About the cooking blog...

We enjoy a good meal. 99 out of 100 times, this good meal takes place in our kitchen. We don't eat out very often, and when we do, we're rarely "wow-ed" by the food we get. The following are recipes that have passed through our kitchen. They're not always winners, but we'll tell you if they're not, and what should be changed to make them better. Enjoy!

Saturday, October 15, 2011

Virginia makes food too!

So, I realized last week that while Aaron has been a culinary king, exploring exotic butters and jams, I haven’t made any blog worthy food since we moved to Staunton.

My solution was to spend one evening making home-made apple sauce and pumpkin pie. The inspiration for the pie was my mom who recently lured Aaron and I to Lexington just with the promise of the first pumpkin pie of the season. The inspiration for the apple sauce was Leah Sirkus who has been buying bushels of apples literally every time I see her.

First the pie. The only pumpkin pie that I really love is my mom’s and it’s ridiculously easy and almost impossible to mess up. Side note, this isn’t the real recipe, I’ve tweaked the amounts to make extra filling. All you do is mix:

  • 1 can pumpkin (use Libby’s DO NOT use pumpkin pie mix)
  • three eggs
  • 1/2 sugar
  • almost all of a small can of evaporated milk (PET - the can that's about the size of my fist)
  • 3/4 cup dark corn syrup plus a few extra squirts for good luck
  • 1/4 teaspoon salt
  • 1 teaspoon cinnamon
  • 1/2 teaspoon ginger
  • 1/2 teaspoon nutmeg


And pour that into a pie pan. Because I always use the whole can of pumpkin, it usually makes too much to fit in the pan. So just pour the extra into a pyrex baking dish and you have pumpkin soufle'!

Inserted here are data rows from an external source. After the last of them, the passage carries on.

typedef struct {
    int64_t text_bytes;
    int64_t n_records;
    int32_t n_samples;
    int64_t n_flagged;
    int64_t n_units, n_entries;
    double genotype_gpu_ms, walks_gpu_ms;
} phi_vcf_info;
int phi_vcf_genotypes(phi_ctx *ctx, const char *text, int64_t n_text, const int64_t *text_off, const int32_t *gt_index, int64_t n_records,
                      int32_t n_samples, uint16_t *gt, int32_t *ploidy, uint8_t *flagged);
int phi_vcf_walks(phi_ctx *ctx, const int32_t *unit_first, int64_t n_units, const int32_t *site_backbone, const int32_t *site_allele0,
                  int64_t n_sites, const int32_t *choice, int32_t n_haps, int64_t *walk_off_out);
int phi_vcf_walks_wide(phi_ctx *ctx, const int32_t *unit_first, int64_t n_units, const int32_t *site_backbone, const int32_t *site_allele0,
                       int64_t n_sites, const int32_t *choice, int32_t n_haps, int64_t *walk_off_out);
int phi_vcf_stats(phi_ctx *ctx, phi_vcf_info *out);

int phi_add_reads(phi_ctx *ctx, const char *bases, const int64_t *read_off, int64_t n_reads);
int phi_add_reads_device(phi_ctx *ctx, const void *d_bases, const void *d_read_off, int64_t n_reads,
                         int64_t n_bases);
int phi_reads_text_begin(phi_ctx *ctx, int64_t max_chunk_bytes);
int phi_add_reads_text(phi_ctx *ctx, const char *text, int64_t n_bytes, int32_t *irregular);
int phi_reads_text_end(phi_ctx *ctx, const char **pending, int64_t *n_pending, int64_t *n_taken);
typedef struct phi_text_park phi_text_park;
int phi_text_park_create(int32_t device, phi_text_park **out);
int phi_text_park_pin(phi_text_park *park, void *host, size_t bytes);
int phi_text_park_add(phi_text_park *park, const char *text, int64_t n, int32_t *index);
int phi_text_park_add_async(phi_text_park *park, const char *text, int64_t n, int32_t *index);
int phi_text_park_wait(phi_text_park *park, int32_t index);
int64_t phi_text_park_bytes(phi_text_park *park, int32_t index);
int phi_text_park_fetch(phi_text_park *park, int32_t index, char *out, int64_t cap);
int phi_text_park_release(phi_text_park *park, int32_t index);
void phi_text_park_destroy(phi_text_park *park);
int phi_add_reads_text_parked(phi_ctx *ctx, phi_text_park *park, int32_t index, int32_t *irregular);
int phi_reads_text_last_batch(phi_ctx *ctx, char *bases, int64_t cap_bases, int64_t *off, int64_t cap_reads, int64_t *n_reads,
                              int64_t *n_bases);
int phi_reads_text_detach_carry(phi_ctx *ctx, const char **bytes, int64_t *n);
int phi_reset_reads(phi_ctx *ctx);
int phi_reads_stats(phi_ctx *ctx, int64_t *n_reads, int64_t *n_bases, int64_t *n_emitted, int64_t *n_distinct);

int phi_hits_buffer(phi_ctx *ctx, void **d_hits, int64_t *n);
int phi_read_table(phi_ctx *ctx, void **d_table, int64_t *n_buckets);
int phi_spectrum_export(phi_ctx *ctx, void **d_hashes, int64_t *n);
int phi_spectrum_import(phi_ctx *ctx, const void *d_hashes, int64_t n);
int phi_spectrum_set_size(phi_ctx *ctx, int64_t global_size);

#define PHI_COMM_ID_BYTES 128
int phi_comm_unique_id(void *id_out, size_t cap);
int phi_comm_init(phi_ctx *ctx, const void *id, int32_t rank, int32_t n_ranks);
int phi_comm_info(const phi_ctx *ctx, int32_t *rank, int32_t *n_ranks);
int phi_comm_allreduce_hits(phi_ctx *ctx);
int phi_comm_exchange(phi_ctx *ctx);
int phi_comm_destroy(phi_ctx *ctx);

int phi_peers_create(int32_t n_ranks, void **group);
int phi_peers_join(phi_ctx *ctx, void *group, int32_t rank);
int phi_peers_allreduce_hits(phi_ctx *ctx);
int phi_peers_exchange(phi_ctx *ctx);
int phi_peers_destroy(void *group);

int phi_ipc_unique_id(void *id_out, size_t cap);
int phi_ipc_init(phi_ctx *ctx, const void *id, int32_t rank, int32_t n_ranks);
int phi_ipc_info(const phi_ctx *ctx, int32_t *rank, int32_t *n_ranks);
int phi_ipc_allreduce_hits(phi_ctx *ctx);
int phi_ipc_flush(phi_ctx *ctx);
int phi_ipc_exchange(phi_ctx *ctx);
int phi_ipc_check(phi_ctx *ctx);
int phi_ipc_destroy(phi_ctx *ctx);

typedef struct {
    int64_t objective;
    int64_t upper_bound;
    int32_t optimal;
    int32_t n_dp_runs;
    int64_t n_covered;
    int64_t n_path;
    const int32_t *path_vtx;
    const int32_t *path_hap;
    int32_t recombination_count;
    int32_t n_switches;
    int64_t hap_len;
    int32_t n_walks;
    const int64_t *n_minimizers;
    const int64_t *n_anchors;
    int64_t spectrum_size;
    int64_t filtered;
    int64_t retained;
    int64_t n_in_model;
} phi_result;

int phi_set_solve_budget(phi_ctx *ctx, int64_t max_dp_runs);

int phi_solve(phi_ctx *ctx, phi_result *out);

int phi_path_sequence(phi_ctx *ctx, char *buf, int64_t cap);

int phi_sketch(phi_ctx *ctx, const char *bases, const int64_t *seq_off, int64_t n_seq, int32_t k,
               int32_t w, uint64_t *out_hash, int64_t *out_pos, int32_t *out_seq, int64_t cap,
               int64_t *n_out);
typedef struct {
    int64_t n_entries, walk_bases;
    int64_t n_classes, class_bases, n_class_records;
    int64_t n_walk_minimizers, n_distinct_minimizers;
    double sketch_gpu_ms;
} phi_index_info;
int phi_index_stats(phi_ctx *ctx, phi_index_info *out);

typedef struct {
    int64_t n_dp_anchors, n_events;
    int32_t n_steps, n_blocks, dp_mode, max_classes;
    double mean_classes;
} phi_solve_info;
int phi_solve_stats(phi_ctx *ctx, phi_solve_info *out);

int phi_walk_minimizers(phi_ctx *ctx, int32_t walk, uint64_t *out_hash, int64_t *out_pos,
                        int64_t cap, int64_t *n_out);
int phi_walk_sharing(phi_ctx *ctx, int64_t *hist, int32_t cap, int64_t *n_distinct);

int phi_kept_anchors(phi_ctx *ctx, uint64_t *out_hash, int32_t *out_walk, int32_t *out_t0,
                     int32_t *out_t1, int64_t cap, int64_t *n_out);

int phi_host_register(phi_ctx *ctx, void *p, size_t bytes);
int phi_host_unregister(phi_ctx *ctx, void *p);

int phi_prof_enable(phi_ctx *ctx, int on);
int phi_prof_read(phi_ctx *ctx, int64_t *n_launches, double *total_ms, int64_t *total_bases);

typedef struct { const char *text; int64_t n; } phi_walk_text;
int phi_walk_text_upload(phi_ctx *ctx, const phi_walk_text *walks, int32_t n_walks);
int phi_walk_text_resolve(phi_ctx *ctx, const char *prefix, int32_t prefix_n, const int32_t *num2id, int64_t n_num, int32_t n_seg,
                          int64_t *walk_off_out, uint32_t *irregular);
int phi_walk_entries(phi_ctx *ctx, int32_t *out, int64_t cap, int64_t *n);

int phi_device_synchronize(phi_ctx *ctx);

int phi_prefix_sums(phi_ctx *ctx, int32_t kind, const void *d_in, int64_t n, void *d_out);

int phi_edit_distances(phi_ctx *ctx, const char *a, const int64_t *a_off, const char *b, const int64_t *b_off,
                       int64_t n_pairs, int64_t max_distance, int64_t *out);

int phi_edit_alignments(phi_ctx *ctx, const char *a, const int64_t *a_off, const char *b, const int64_t *b_off,
                        int64_t n_pairs, const int64_t *dist, int64_t *counts, char *cigar, const int64_t *cigar_off);


#define PHI_INFLATE_CHUNK_DEFAULT (64 << 10)
#define PHI_INFLATE_NO_FINDER 1
typedef struct {
    int64_t in_bytes;
    int64_t out_bytes;
    int64_t members;
    int64_t chunks;
    int64_t confirmed;
    int64_t redecoded;
    int64_t marker_bytes;
    double device_ms;
    char detail[192];
} phi_inflate_info;
int phi_inflate(int32_t device, const void *in, int64_t n, void *out, int64_t cap, int64_t chunk_bytes, int32_t flags,
                int64_t *out_size, phi_inflate_info *info);
int phi_inflate_alloc(int32_t device, const void *in, int64_t n, int64_t chunk_bytes, int32_t flags, void **out, int64_t *out_size,
                      phi_inflate_info *info);
void phi_inflate_free(void *p);
int phi_text_park_gzip_begin(phi_text_park *park, int64_t piece_bytes);
int phi_text_park_gzip_add(phi_text_park *park, const void *data, int64_t n);
int phi_text_park_gzip_end(phi_text_park *park, int32_t *first, int32_t *count, phi_inflate_info *info);
int phi_gzip_header(const void *data, int64_t n, int64_t pos, int64_t *deflate_start);
uint32_t phi_crc32_combine(uint32_t crc_a, uint32_t crc_b, int64_t len_b);

typedef struct {
    int64_t text_bytes;
    int64_t host_bytes;
    int64_t walk_bytes;
    int32_t n_walks;
    phi_inflate_info inflate;
} phi_gfa_gzip_info;
int phi_gfa_gzip_split(phi_ctx *ctx, const void *gz, int64_t n, int64_t chunk_bytes, char **host_text, int64_t *host_n,
                       phi_gfa_gzip_info *info);
void phi_gfa_gzip_free(char *host_text);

It’s so easy we didn’t even take pictures of that part. Here’s what the delicious pie looks like though.

That pumpkin was freaking out because he knows he’s next in line… But seriously, if I do make a pie out of a real pumpkin (with no help from Libby’s) I’ll be sure to document it on the blog.

Now for the apple sauce, which is also ridiculously easy. The hardest part is chopping up all the apples. I decided to go with the chopped, chunkier apple sauce because I was afraid grating it would be too messy and juicy, but next time I think I’ll try grating them.

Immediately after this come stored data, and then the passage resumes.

__device__ __forceinline__ bool db_row_bad(const float* __restrict__ xyz, int64_t i) {
    const uint32_t a = __float_as_uint(xyz[3 * i + 0]) & 0x7FFFFFFFu;
    const uint32_t b = __float_as_uint(xyz[3 * i + 1]) & 0x7FFFFFFFu;
    const uint32_t c = __float_as_uint(xyz[3 * i + 2]) & 0x7FFFFFFFu;
    return a >= 0x7F800000u || b >= 0x7F800000u || c >= 0x7F800000u;
}
__global__ __launch_bounds__(DB_THREADS) void db_chunkbad_k(const float* __restrict__ xyz, int64_t n,
                                                            int64_t chunk_size, uint32_t* __restrict__ bad) {
    for (int64_t i = (int64_t)blockIdx.x * DB_THREADS + threadIdx.x; i < n;
         i += (int64_t)gridDim.x * DB_THREADS)
        if (db_row_bad(xyz, i)) atomicOr(&bad[i / chunk_size], 1u);
}

__global__ __launch_bounds__(DB_THREADS) void db_first_bad_k(const float* __restrict__ xyz, int64_t n,
                                                             unsigned long long* __restrict__ first) {
    unsigned long long best = ~0ull;
    for (int64_t i = (int64_t)blockIdx.x * DB_THREADS + threadIdx.x; i < n;
         i += (int64_t)gridDim.x * DB_THREADS)
        if (db_row_bad(xyz, i) && (unsigned long long)i < best) best = (unsigned long long)i;
    best = wave_reduce_min(best);
    if (lane_id() == 0 && best != ~0ull) atomicMin(first, best);
}

__global__ __launch_bounds__(DB_THREADS) void db_aabb_in_k(const float* __restrict__ xyz, int64_t n,
                                                           uint32_t* __restrict__ mm) {
    uint32_t lo[3] = {0xFFFFFFFFu, 0xFFFFFFFFu, 0xFFFFFFFFu}, hi[3] = {0u, 0u, 0u};
    for (int64_t i = (int64_t)blockIdx.x * DB_THREADS + threadIdx.x; i < n;
         i += (int64_t)gridDim.x * DB_THREADS) {
        const float x = xyz[3 * i + 0], y = xyz[3 * i + 1], z = xyz[3 * i + 2];
        if (!(fabsf(x) < INFINITY && fabsf(y) < INFINITY && fabsf(z) < INFINITY)) continue;
        const float v[3] = {x, y, z};
#pragma unroll
        for (int a = 0; a < 3; ++a) {
            const uint32_t k = f32_ordered(v[a]);
            lo[a] = k < lo[a] ? k : lo[a];
            hi[a] = k > hi[a] ? k : hi[a];
        }
    }
#pragma unroll
    for (int a = 0; a < 3; ++a) {
        lo[a] = wave_reduce_min(lo[a]);
        hi[a] = wave_reduce_max(hi[a]);
        if (lane_id() == 0) {
            if (lo[a] != 0xFFFFFFFFu) atomicMin(&mm[a], lo[a]);
            if (hi[a] != 0u) atomicMax(&mm[3 + a], hi[a]);
        }
    }
}

__device__ __forceinline__ bool db_cell_coords(const DbGrid& g, float x, float y, float z,
                                               uint32_t& cx, uint32_t& cy, uint32_t& cz) {
    const double fx = floor(((double)x - (double)g.ox) * g.inv_cell);
    const double fy = floor(((double)y - (double)g.oy) * g.inv_cell);
    const double fz = floor(((double)z - (double)g.oz) * g.inv_cell);
    const bool ok = fx >= 0.0 && fx <= (double)g.mx && fy >= 0.0 && fy <= (double)g.my &&
                    fz >= 0.0 && fz <= (double)g.mz;
    cx = ok ? (uint32_t)fx : 0u; cy = ok ? (uint32_t)fy : 0u; cz = ok ? (uint32_t)fz : 0u;
    return ok;
}

__global__ __launch_bounds__(DB_THREADS) void db_keys_k(const float* __restrict__ xyz, int64_t n,
                                                        DbGrid g, const uint32_t* __restrict__ bad,
                                                        uint64_t* __restrict__ keys,
                                                        uint32_t* __restrict__ vals,
                                                        uint32_t* __restrict__ status) {
    const int64_t i = (int64_t)blockIdx.x * DB_THREADS + threadIdx.x;
    if (i >= n) return;
    vals[i] = (uint32_t)i;
    if (bad[i / g.chunk_size]) {
        keys[i] = db_pack(g, (uint64_t)(i / g.chunk_size), 0, 0, 0);
        return;
    }
    const float x = xyz[3 * i + 0], y = xyz[3 * i + 1], z = xyz[3 * i + 2];
    uint32_t cx, cy, cz;
    if (!db_cell_coords(g, x, y, z, cx, cy, cz)) atomicOr(status, 1u);
    keys[i] = db_pack(g, (uint64_t)(i / g.chunk_size), cz, cy, cx);
}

I peeled mine first to avoid the texture of the skin, but you don’t have to.

Then the chopping began.

Oh the chopping!

Once my apples were chopped. They went into the sauce pot.

Then I added 1 teaspoon of cinnamon, although next time I would use less. Maybe start with 1/2 teaspoon.

I added about 3 tablespoons of water and 2 tablespoons of cider as the apples cooked down. Basically every time the consistency got really thick and started sticking to the bottom of the pan. I cooked the apples about 20 mins. until soft. Then added brown sugar to taste.

Delicious! But sadly three apples only made about three servings, so next time I would hire more minions to do the chopping and/or grating.

Tuesday, October 11, 2011

Habanero Pepper Jelly

 

A word up front with this recipe.

SAFETY FIRST.

I often say that stupidity should hurt. Well, today, I learned two things.

  1. Stupidity DOES in fact hurt.
  2. I am stupid.

So. When working with Habaneros, it’s important that you think about the damage they can do. The oil from the peppers will soak into anything they can. This means open pores, dry skin, open wounds, etc. If you tend to have especially dry skin, either lotion up, or wear gloves. Right now, it burns under all of my fingernails and the entire end of the pointer finger on my right hand feels like I’m holding it over a candle flame. My forehead finally quit burning about 5 minutes ago, and my nose is starting to stop burning as well. So.. wear gloves, turn the thermostat down to 62 degrees so you don’t sweat… whatever you have to do to make sure that you don’t touch any part of yourself after touching the peppers.

All of that said, on with the recipe. For this one, you’ll need a few special things…

 

You’ll need about 8 1/2 pint Mason jars (or Ball jars) and 2 - 3oz packs of liquid pectin.

Also, you’ll need about 15 Habanero Peppers, a cup’s worth of shredded carrots, 1-1/2 cups of Cider Vinegar, 1 Red Bell pepper, and a bucket of sugar.

To start things off, let’s work on the Habaneros.

Here they are in their whole, evil form.

First, you need to get rid of stems and seeds…

Leaving just the flesh of the pepper behind…

Then, mince the peppers until the are chopped like a fine relish…

Go ahead and prep your carrots as well… you’ll be shredding the carrots…

 

Now, the red pepper. You only need about a half a cup… but, you can eyeball it.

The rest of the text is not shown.